An Arabidopsis downy mildew non-RxLR effector suppresses induced plant cell death to promote biotroph infection

Abstract Our understanding of obligate biotrophic pathogens is limited by lack of knowledge concerning the molecular function of virulence factors. We established Arabidopsis host-induced gene silencing (HIGS) to explore gene functions of Hyaloperonospora arabidopsidis, including CYSTEINE-RICH PROTEIN (HaCR)1, a potential secreted effector gene of this obligate biotrophic pathogen. HaCR1 HIGS resulted in H. arabidopsidis-induced local plant cell death and reduced pathogen reproduction. We functionally characterized HaCR1 by ectopic expression in Nicotiana benthamiana. HaCR1 was capable of inhibiting effector-triggered plant cell death. Consistent with this, HaCR1 expression in N. benthamiana led to stronger disease symptoms caused by the hemibiotrophic oomycete pathogen Phytophthora capsici, but reduced disease symptoms caused by the necrotrophic fungal pathogen Botrytis cinerea. Expressing HaCR1 in transgenic Arabidopsis confirmed higher susceptibility to H. arabidopsidis and to the bacterial hemibiotrophic pathogen Pseudomonas syringae.
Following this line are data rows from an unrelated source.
template <class F>
static int run_chunk(mastic_ctx* c, mastic_reports* rep, const Tree* t, const WorkLayout& wl, int agg_id,
                     size_t base, int n, int stride, size_t& evi, LevelCache* lc, bool hit, const uint32_t* cin,
                     uint32_t* cout, uint32_t* W, hipStream_t ss, hipStream_t tail, size_t sev0) {
    const McParams& p = c->p;
    Planes pl = make_planes(W, wl, n, stride);
    Result& R = c->res[agg_id];
    const bool direct = lc && base == 0 && (size_t)n == rep->n && lc->S == (size_t)stride;
    if (direct) {
        pl.sp_onehot = lc->sp.as<uint32_t>();
        pl.sp_payload = lc->sp.as<uint32_t>() + (size_t)50 * lc->S;
        pl.rootsum = lc->rootsum.as<uint32_t>();
    }
    if (hit)
        HIPCHK(c, hipMemsetAsync(pl.status, 0, (size_t)stride * 4, c->stream));
// ... 55 lines not shown
    HIPCHK(c, hipGetLastError());

    const int groups = (n + 63) / 64;
    const int wlw = p.value_len * p.w32;
    int f_oh = c->pfx_f[PFX_ONEHOT], f_pl = c->pfx_f[PFX_PAYLOAD];
    auto plane = [&](size_t off) { return W + off * (size_t)stride; };
    size_t sev = sev0;
    std::vector<hipEvent_t> abs_done(t->L + 1);
    const int oh_gstride = c->binder_tiled ? t->max_level_nodes * 8 * 64 : 64;
    const int pay_gstride = c->binder_tiled ? t->max_parents * wlw * 64 : 64;
    const int bin_rstride = c->binder_tiled ? 64 : stride;
    auto oh_buf = [&](int lv) -> uint32_t* { return plane(wl.onehot[lv % NSLOT]); };
    auto pay_buf = [&](int lv) -> uint32_t* { return plane(wl.payload[lv % NSLOT]); };
    auto oh_gs = [&](int) -> int { return oh_gstride; };
    auto pay_gs = [&](int) -> int { return pay_gstride; };
    const bool pair = c->absorb_mode == 2 || (c->absorb_mode == 0 && (size_t)n < c->absorb_single_min);
    const bool wide = pair && c->eval_wide;
    auto launch_sponges = [&](int lv, int which0, int nwh, hipEvent_t ready, hipEvent_t e4, hipEvent_t e5,
                              hipStream_t as, hipEvent_t* done) -> int {
        AbsorbArgs ab;
        ab.which0 = which0;
        ab.seg[0] = oh_buf(lv);
        ab.gstride[0] = oh_gs(lv);
        ab.nbytes[0] = 2 * t->n_parents[lv] * 32;
        ab.f[0] = f_oh;
        ab.seg[1] = pay_buf(lv);
        ab.gstride[1] = pay_gs(lv);
        ab.rstride = bin_rstride;
        ab.nbytes[1] = lv > 0 ? t->n_parents[lv] * wlw * 4 : 0;
        ab.f[1] = f_pl;
        ab.prio = c->absorb_prio;
        ab.dbg = c->absorb_dbg;
        if (as != c->stream) HIPCHK(c, hipStreamWaitEvent(as, ready, 0));
        if (e4) HIPCHK(c, hipEventRecord(e4, as));
        if (c->dbg_skip & 4) {
        } else if (pair)
            hipLaunchKernelGGL(k_absorb_pair,
                               dim3((groups * 64 * 2 + c->absorb_threads - 1) / c->absorb_threads, (unsigned)nwh),
                               dim3(c->absorb_threads), c->absorb_lds, as, pl, ab);
        else
            hipLaunchKernelGGL(k_absorb, dim3((groups * 64 + 255) / 256, (unsigned)nwh), dim3(256), c->absorb_lds, as,
                               pl, ab);
        if (e5) HIPCHK(c, hipEventRecord(e5, as));
        HIPCHK(c, hipGetLastError());
// ... 23 lines not shown
    if (hit && !direct) {
        if (from_cache(pl.sp_onehot, lc->sp.as<uint32_t>(), 50)) return -1;
        if (from_cache(pl.sp_payload, lc->sp.as<uint32_t>() + (size_t)50 * lc->S, 50)) return -1;
        if (from_cache(pl.rootsum, lc->rootsum.as<uint32_t>(), (size_t)wlw)) return -1;
    }
    if (hit) {
        for (int lv = 0; lv < t->L; lv++) {
            f_oh = (f_oh + 2 * t->n_parents[lv] * 32) % KECCAK_RATE;
            f_pl = (f_pl + (lv > 0 ? t->n_parents[lv] * wlw * 4 : 0)) % KECCAK_RATE;
        }
    }
    const bool fuse_last = hit ? c->fuse_proofs >= 1
                               : ((lc && (c->fuse_proofs == 2 || (c->fuse_proofs >= 1 && c->fuse_last_miss_fc))) ||
                                  (c->fuse_last_miss && c->fuse_proofs >= 1));
    const hipStream_t last_as = (hit && tail == c->stream && c->hit_absorb_main) ? c->stream : ss;
    for (int l = hit ? t->L : 0; l <= t->L; l++) {
        const int np_ = t->n_parents[l];
        if (!hit && l >= NSLOT) {
            HIPCHK(c, hipStreamWaitEvent(c->stream, abs_done[l - NSLOT], 0));
            if (split && pl_done[l - NSLOT]) HIPCHK(c, hipStreamWaitEvent(c->stream, pl_done[l - NSLOT], 0));
        }
        AesArgs a;
        a.level = l;
        a.agg_id = agg_id;
        a.n_parents = np_;
        const int par_waves = c->par_waves > 0 ? c->par_waves : EVAL_WAVES - c->proof_waves;
        a.split = 1;
        a.split_blocks = 0;
        {
            const int epb = p.field == 64 ? 2 : 1;
// ... 31 lines not shown
        if (fuse && a.fuse_proofs == 1)
            a.aes_waves = EVAL_WAVES - (hit ? hit_proof_waves(p, c) : miss_proof_waves(p, c, t->n_parents[l - 1 < 0 ? 0 : l - 1],
                                                                                      np_, l > 0));
        a.par_waves = par_waves;
        a.proof_prio = c->proof_prio;
        a.aes_prio = c->aes_prio;
        a.dbg_skip = c->dbg_skip;
        const int gy = (n_items + a.par_waves * a.ppw - 1) / (a.par_waves * a.ppw);
        a.pv_level = l - 1;
        a.pv_nodes = (l > 0 && !hit) ? 2 * t->n_parents[l - 1] : 0;
        const int pw = EVAL_WAVES - a.aes_waves;
        a.pv_npw = (a.pv_nodes + gy * pw - 1) / (gy * pw);
        a.pv_path_bytes = (l + 7) / 8;
        a.pv_child_path = l > 0 ? t->d_path + t->off[l - 1] * 8 : nullptr;
        a.pv_onehot = l > 0 ? oh_buf(l - 1) : nullptr;
        a.oh_gstride = l > 0 ? oh_gs(l - 1) : oh_gstride;
        a.pay_gstride = pay_gs(l);
        a.bin_rstride = bin_rstride;
        a.np = (const PrefixState*)c->pfx.p + PFX_NODE;
        a.np_f = c->pfx_f[PFX_NODE];
        dim3 grid(groups, gy);
        hipEvent_t e0 = get_event(c, evi++), e1 = get_event(c, evi++);
        hipEvent_t e2 = get_event(c, evi++), e3 = get_event(c, evi++);
        hipEvent_t e4 = get_event(c, evi++), e5 = get_event(c, evi++);
        HIPCHK(c, hipEventRecord(e0, c->stream));
        if ((lc && (hit || l == t->L || c->fc_all)) || fuse)
            hipLaunchKernelGGL((k_eval_aes<F, true, true>), grid, dim3(64 * EVAL_WAVES), EVAL_LDS_BYTES, c->stream,
                               p, pl, a);
        else if (wide && a.split > 1 && l == 0)
            hipLaunchKernelGGL((k_eval_aes_wide<F, true, true>), grid, dim3(64 * EVAL_WAVES), EVAL_LDS_BYTES,
                               c->stream, p, pl, a);
        else if (wide && a.split > 1)
            hipLaunchKernelGGL((k_eval_aes_wide<F, false, true>), grid, dim3(64 * EVAL_WAVES), EVAL_LDS_BYTES,
                               c->stream, p, pl, a);
        else if (wide && (l == 0 || l == t->L))
            hipLaunchKernelGGL((k_eval_aes_wide<F, true>), grid, dim3(64 * EVAL_WAVES), EVAL_LDS_BYTES, c->stream,
                               p, pl, a);
        else if (wide)
            hipLaunchKernelGGL((k_eval_aes_wide<F, false>), grid, dim3(64 * EVAL_WAVES), EVAL_LDS_BYTES, c->stream,
                               p, pl, a);
        else if (a.split > 1 && l == 0)
            hipLaunchKernelGGL((k_eval_aes<F, true, false, true>), grid, dim3(64 * EVAL_WAVES), EVAL_LDS_BYTES,
                               c->stream, p, pl, a);
        else if (a.split > 1)
            hipLaunchKernelGGL((k_eval_aes<F, false, false, true>), grid, dim3(64 * EVAL_WAVES), EVAL_LDS_BYTES,
                               c->stream, p, pl, a);
        else if (l == 0 || l == t->L)
            hipLaunchKernelGGL((k_eval_aes<F, true, false>), grid, dim3(64 * EVAL_WAVES), EVAL_LDS_BYTES, c->stream,
                               p, pl, a);
        else
            hipLaunchKernelGGL((k_eval_aes<F, false, false>), grid, dim3(64 * EVAL_WAVES), EVAL_LDS_BYTES, c->stream,
                               p, pl, a);
        HIPCHK(c, hipEventRecord(e1, c->stream));
        HIPCHK(c, hipGetLastError());
        HIPCHK(c, hipEventRecord(e2, c->stream));
        HIPCHK(c, hipEventRecord(e3, c->stream));
        hipEvent_t aes_done = get_sync_event(c, sev++);
        HIPCHK(c, hipEventRecord(aes_done, c->stream));
        if (split && l > 0) {
            if (launch_sponges(l, 1, 1, aes_done, e4, e5, c->stream3, &pl_done[l])) return -1;
            if (launch_sponges(l - 1, 0, 1, aes_done, nullptr, nullptr, ss, &abs_done[l - 1])) return -1;
        } else if (l > 0 && !hit) {
            if (launch_absorb(l - 1, aes_done, e4, e5, ss)) return -1;
        } else {
            if (c->sponge_delay_us > 0) {
                const unsigned long long ticks =
                    (unsigned long long)c->sponge_delay_us * (unsigned long long)c->wall_khz / 1000;
                c->sponge_delay_us = 0;
                hipLaunchKernelGGL(k_spin, dim3(1), dim3(64), 0, ss, ticks);
                HIPCHK(c, hipGetLastError());
            }
            HIPCHK(c, hipEventRecord(e4, ss));
            HIPCHK(c, hipEventRecord(e5, ss));
        }
    }
    if (fuse_last) {
        const int l = t->L;
        hipEvent_t e0 = get_event(c, evi++), e1 = get_event(c, evi++);
        hipEvent_t e2 = get_event(c, evi++), e3 = get_event(c, evi++);
        hipEvent_t e4 = get_event(c, evi++), e5 = get_event(c, evi++);
        HIPCHK(c, hipEventRecord(e0, c->stream));
        HIPCHK(c, hipEventRecord(e1, c->stream));
        HIPCHK(c, hipEventRecord(e2, c->stream));
        HIPCHK(c, hipEventRecord(e3, c->stream));
        hipEvent_t np_done = get_sync_event(c, sev++);
        HIPCHK(c, hipEventRecord(np_done, c->stream));
        if (split ? launch_sponges(l, 0, 1, np_done, e4, e5, last_as, &abs_done[l])
                  : launch_absorb(l, np_done, e4, e5, last_as))
            return -1;
    } else {
        const int l = t->L;
        const int nn = 2 * t->n_parents[l];
        ProofArgs pa;
        pa.level = l;
        pa.n_nodes = nn;
        pa.npw = choose_ppw(nn, groups);
        pa.path_bytes = (l + 1 + 7) / 8;
        pa.child_path = t->d_path + t->off[l] * 8;
        pa.cs = plane(wl.cs[l & 1]);
        pa.onehot = oh_buf(l);
        pa.oh_gstride = oh_gs(l);
        pa.bin_rstride = bin_rstride;
        pa.np = (const PrefixState*)c->pfx.p + PFX_NODE;
        pa.f = c->pfx_f[PFX_NODE];
        hipEvent_t e0 = get_event(c, evi++), e1 = get_event(c, evi++);
        hipEvent_t e2 = get_event(c, evi++), e3 = get_event(c, evi++);
        hipEvent_t e4 = get_event(c, evi++), e5 = get_event(c, evi++);
        HIPCHK(c, hipEventRecord(e0, c->stream));
        HIPCHK(c, hipEventRecord(e1, c->stream));
        HIPCHK(c, hipEventRecord(e2, c->stream));
        hipLaunchKernelGGL(k_node_proof, dim3(groups, (nn + 4 * pa.npw - 1) / (4 * pa.npw)), dim3(256), 0,
                           c->stream, p, pl, pa);
        HIPCHK(c, hipEventRecord(e3, c->stream));
        HIPCHK(c, hipGetLastError());
        hipEvent_t np_done = get_sync_event(c, sev++);
        HIPCHK(c, hipEventRecord(np_done, c->stream));
        if (split ? launch_sponges(l, 0, 1, np_done, e4, e5, last_as, &abs_done[l])
                  : launch_absorb(l, np_done, e4, e5, last_as))
            return -1;
    }
    hipEvent_t flp_done = nullptr;
    if (t->weight_check) {
        hipEvent_t lv_done = get_sync_event(c, sev++);
        HIPCHK(c, hipEventRecord(lv_done, c->stream));
        HIPCHK(c, hipStreamWaitEvent(c->stream4, lv_done, 0));
        FlpArgs fl{agg_id, t->L};
        hipLaunchKernelGGL(k_flp_rand<F>, dim3((stride + 255) / 256), dim3(256), 0, c->stream4, p, pl, fl, pfx);
        hipLaunchKernelGGL(k_flp_query<F>, dim3((stride + 255) / 256), dim3(256), 0, c->stream4, p, pl,
                           flp_consts<F>(p));
        HIPCHK(c, hipGetLastError());
        flp_done = get_sync_event(c, sev++);
        HIPCHK(c, hipEventRecord(flp_done, c->stream4));
    }
    if (tail != last_as) HIPCHK(c, hipStreamWaitEvent(tail, abs_done[t->L], 0));
    if (split && pl_done[t->L]) HIPCHK(c, hipStreamWaitEvent(tail, pl_done[t->L], 0));
    FinalArgs fa{agg_id, f_oh, f_pl};
    hipLaunchKernelGGL(k_finalize<F>, dim3((stride + 255) / 256), dim3(256), 0, tail, p, pl, fa, pfx);
    HIPCHK(c, hipGetLastError());
    if (flp_done) HIPCHK(c, hipStreamWaitEvent(tail, flp_done, 0));
    if (lc && !direct) {
        if (!hit && to_cache(lc->rootsum.as<uint32_t>(), pl.rootsum, (size_t)wlw)) return -1;
        if (to_cache(lc->sp.as<uint32_t>(), pl.sp_onehot, 50)) return -1;
        if (to_cache(lc->sp.as<uint32_t>() + (size_t)50 * lc->S, pl.sp_payload, 50)) return -1;
    }
    int rc = 0;
    rc |= copy_planes(c, R.eval_proof, R.stride, base, pl.eval_proof, stride, n, 8, tail);
    rc |= copy_planes(c, R.status, R.stride, base, (const uint32_t*)pl.status, stride, n, 1, tail);
    if (t->weight_check) {
        rc |= copy_planes(c, R.verifier, R.stride, base, pl.verifier, stride, n, (size_t)p.verifier_len * p.w32,
                          tail);
// ... 153 lines not shown
            if (c->graveyard.empty() || !c->idle())
                return fail(c, MASTIC_ENOMEM, "out of device memory (work %zu bytes)", want);
            c->bury();
            if (!c->work.ensure(arena) && !c->work.ensure(want))
                return fail(c, MASTIC_ENOMEM, "out of device memory (work %zu bytes)", want);
        }
        chunk = std::min<size_t>(round_up(n, 64), (c->work.bytes / per_report - pad) / 64 * 64);
    }
    if (c->budget) chunk = std::min(chunk, std::max<size_t>(by_budget, 64));
    const bool capped = c->chunk_max > 0 && round_up(c->chunk_max, 64) < chunk;
    if (capped) chunk = round_up(c->chunk_max, 64);
    const size_t half_cap = c->work.bytes / 2 / per_report;
    const bool pipe = c->chunk_pipeline && n > chunk && chunk >= 128 && half_cap >= pad + 64;
    if (pipe) chunk = std::min(capped ? chunk : chunk / 2, half_cap - pad) / 64 * 64;
    const size_t half = c->work.bytes / 2 / 4 / 64 * 64;
    const size_t nsev = 3 * (size_t)t->L + 12;
    size_t evi = 0;
    hipEvent_t t0 = get_event(c, evi++), t1 = get_event(c, evi++);
    HIPCHK(c, hipEventRecord(t0, c->stream));
    hipEvent_t half_free[2] = {get_sync_event(c, 2 * nsev), get_sync_event(c, 2 * nsev + 1)};
    size_t k = 0;
    for (size_t b = 0; b < n; b += chunk, k++) {
        const int nn = (int)std::min(chunk, n - b);
        const int stride = (int)(round_up(nn, 64) + pad);
        const int h = pipe ? (int)(k & 1) : 0;
        if (pipe && k >= 2) HIPCHK(c, hipStreamWaitEvent(c->stream, half_free[h], 0));
        uint32_t* W = c->work.as<uint32_t>() + h * half;
        hipStream_t ss = (pipe && h) ? c->stream3 : c->stream2;
        hipStream_t tail = pipe ? ss : c->stream;
        rc = p.field == 64
                 ? run_chunk<F64>(c, rep, t, wl, agg_id, b, nn, stride, evi, lc, hit, cin, cout, W, ss, tail,
// ... 1079 lines not shown
        if (spl) c->split_sponges = spl[0] == '1' ? 1 : 0;
        const char* flm = getenv("MASTIC_FUSE_LAST_MISS");
        if (flm) c->fuse_last_miss = flm[0] == '1';
        const char* flf = getenv("MASTIC_FUSE_LAST_MISS_FC");
        if (flf) c->fuse_last_miss_fc = flf[0] != '0';
        const char* ham = getenv("MASTIC_HIT_ABSORB_MAIN");
        if (ham) c->hit_absorb_main = ham[0] != '0';
        const char* ssp = getenv("MASTIC_SMALL_SPLIT");
        if (ssp) c->small_split = ssp[0] != '0';
        const char* evw = getenv("MASTIC_EVAL_WIDE");
        if (evw) c->eval_wide = evw[0] != '0';
        const char* tnw = getenv("MASTIC_DBG_TIMING_NOWAIT");
        if (tnw) c->timing_nowait = tnw[0] == '1';
        const char* ssr = getenv("MASTIC_SERIAL_SPONGES");
        if (ssr) c->serial_sponges = ssr[0] == '1';
    }
#endif
    if (hipFuncSetAttribute((const void*)k_eval_aes<F64, false, false>, hipFuncAttributeMaxDynamicSharedMemorySize,
                            EVAL_LDS_BYTES) != hipSuccess ||
        hipFuncSetAttribute((const void*)k_eval_aes<F128, false, false>, hipFuncAttributeMaxDynamicSharedMemorySize,
                            EVAL_LDS_BYTES) != hipSuccess ||
        hipFuncSetAttribute((const void*)k_eval_aes<F64, true, false>, hipFuncAttributeMaxDynamicSharedMemorySize,
                            EVAL_LDS_BYTES) != hipSuccess ||
        hipFuncSetAttribute((const void*)k_eval_aes<F128, true, false>, hipFuncAttributeMaxDynamicSharedMemorySize,
                            EVAL_LDS_BYTES) != hipSuccess ||
        hipFuncSetAttribute((const void*)k_eval_aes<F64, true, true>, hipFuncAttributeMaxDynamicSharedMemorySize,
                            EVAL_LDS_BYTES) != hipSuccess ||
        hipFuncSetAttribute((const void*)k_eval_aes<F128, true, true>, hipFuncAttributeMaxDynamicSharedMemorySize,
                            EVAL_LDS_BYTES) != hipSuccess ||
        hipFuncSetAttribute((const void*)k_eval_aes<F64, true, false, true>,
// ... 80 lines not shown
extern "C" int mastic_set_test_hooks(mastic_ctx* c, int force_slow_blk, int fail_allocs) {
    if (!c) return MASTIC_EINVAL;
    const int pending = c->fail_allocs;
    c->force_slow_blk = force_slow_blk < 0 ? -1 : force_slow_blk;
    c->fail_allocs = std::max(0, fail_allocs);
    return pending;
}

Increased H. arabidopsidis infection was in accordance with reduced PATHOGENESIS RELATED (PR)1 induction. Expression of full-length HaCR1 was required for its function, which was lost if the signal peptide was deleted, suggesting its site of action in the plant apoplast. This study provides phytopathological and molecular evidence for the importance of this widespread, but largely unexplored class of non-RxLR effectors in biotrophic oomycetes.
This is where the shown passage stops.